Est. 1762 · Built 1762 by Isaac Wyman, French and Indian War veteran · Site of the first Dartmouth College trustees meeting (1770) · Revolutionary War militia muster ground (1775) · Listed on the National Register of Historic Places (1972)
The Wyman Tavern stands at 339 Main Street in Keene, New Hampshire, built in 1762 by Isaac Wyman, a veteran of the French and Indian War. Wyman operated the building as a tavern for roughly three decades, and in the colonial period a tavern of this kind served as a town's de facto meeting hall, courthouse, and news exchange.
Two events fix the building in the regional record. In 1770 the first meeting of the trustees of the newly chartered Dartmouth College was held in the tavern; Dartmouth marked the bicentennial of that meeting at the site in 1970. At the outbreak of the American Revolution in 1775, the tavern served as a muster ground where local militia gathered before marching toward the fighting in Massachusetts.
The building passed through private ownership for most of the next two centuries. In 1968 a local non-profit acquired it, and the property was leased to the Historical Society of Cheshire County, which restored and furnished the rooms to their 18th-century appearance and opened the tavern as a house museum. It was added to the National Register of Historic Places on April 3, 1972.
Today the Historical Society runs seasonal tours and events at the tavern, presenting it as one of the oldest surviving public buildings in the Monadnock region.
Sources
- https://en.wikipedia.org/wiki/Wyman_Tavern
- https://hsccnh.org/wyman-tavern-museum/
Phantom footstepsObject movementSense of presence
The Wyman Tavern's paranormal reputation rests on quiet, repeated reports rather than any single dramatic event.
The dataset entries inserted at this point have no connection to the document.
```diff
diff --git a/mdt_policy_amd/csrc/mdt_mlp_split.h b/mdt_policy_amd/csrc/mdt_mlp_split.h
--- a/mdt_policy_amd/csrc/mdt_mlp_split.h
+++ b/mdt_policy_amd/csrc/mdt_mlp_split.h
@@ -189,7 +189,7 @@
     }
 }
 
-template <int ND, int NTW, int PRO, int XP>
+template <int ND, int NTW, int PRO, int XP, int PW = 8>
 __device__ __forceinline__ void gemm_ln_split_tile(const mdt_gemm_args& a, int by, int bx, char* lds, const float* __restrict__ zeros, int tid) {
     constexpr int MTILES = 2, NWAVES = 8, MT = 32, R = 2;
     constexpr int D = 128 * ND, K32 = D / 32, ROWB = 2 * D + 32, PART = MT * ROWB;
@@ -198,13 +198,15 @@
     const int lane = tid & 63, wave = tid >> 6;
     const int m0 = by * MT, nq = 4 * (lane >> 4);
     char* xs = lds;
-    const int nt0 = (bx * NWAVES + wave) * NTW;
+    static_assert(PW >= 1 && PW <= NWAVES, "the multiplying waves are among the staging waves");
+    const int nt0 = (bx * PW + wave) * NTW;
+    const bool mul = PW == NWAVES || wave < PW;
     SplitRing<NTW, R> ring;
-    ring.open(a.Wp_split, (int64_t)nt0 * K32 * 3072, (int64_t)K32 * 3072, lane);
-#pragma unroll
-    for (int u = 0; u < R - 1; ++u) ring.request(u, u);
     f32x4 bias_v[NTW];
-    {
+    if (mul) {
+        ring.open(a.Wp_split, (int64_t)nt0 * K32 * 3072, (int64_t)K32 * 3072, lane);
+#pragma unroll
+        for (int u = 0; u < R - 1; ++u) ring.request(u, u);
         const float* bp = a.bias != nullptr ? a.bias : zeros;
 #pragma unroll
         for (int j = 0; j < NTW; ++j) bias_v[j] = ldg4(bp + (nt0 + j) * 16 + nq);
@@ -212,6 +214,7 @@
     gemm_stage_tile<MTILES, NWAVES, PRO, false, XP, (NTW <= 3 && XP <= 3) ? 1 : 2, true>(a, (float*)xs, ROWB, m0, 0, D, zeros, tid, lane, wave,
                                                                                          bx == 0 ? a.a_merged : nullptr);
     __syncthreads();
+    if (!mul) return;
     f32x4 acc[MTILES][NTW];
 #pragma unroll
     for (int i = 0; i < MTILES; ++i)
```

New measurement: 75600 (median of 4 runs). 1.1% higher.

Staff and visitors describe hearing footsteps move through the building's rooms and hallways when no one else is inside, and small objects in the furnished period rooms are said to shift position without anyone touching them.
Local coverage of the Monadnock region's haunted sites ties the activity to the people who passed through the tavern across its long life — former residents and the militia who mustered on the grounds in 1775. No specific named apparition is attached to the building; the accounts are general impressions of presence rather than identified figures.
Because the tavern is a working house museum with a documented colonial history, its haunted reputation has attracted paranormal investigators over the years. The Historical Society presents the building primarily as a history site, and the ghost stories sit alongside, rather than in place of, its verified 18th-century record.
Notable Entities
Former residents (attributed)Revolutionary-era militia (attributed)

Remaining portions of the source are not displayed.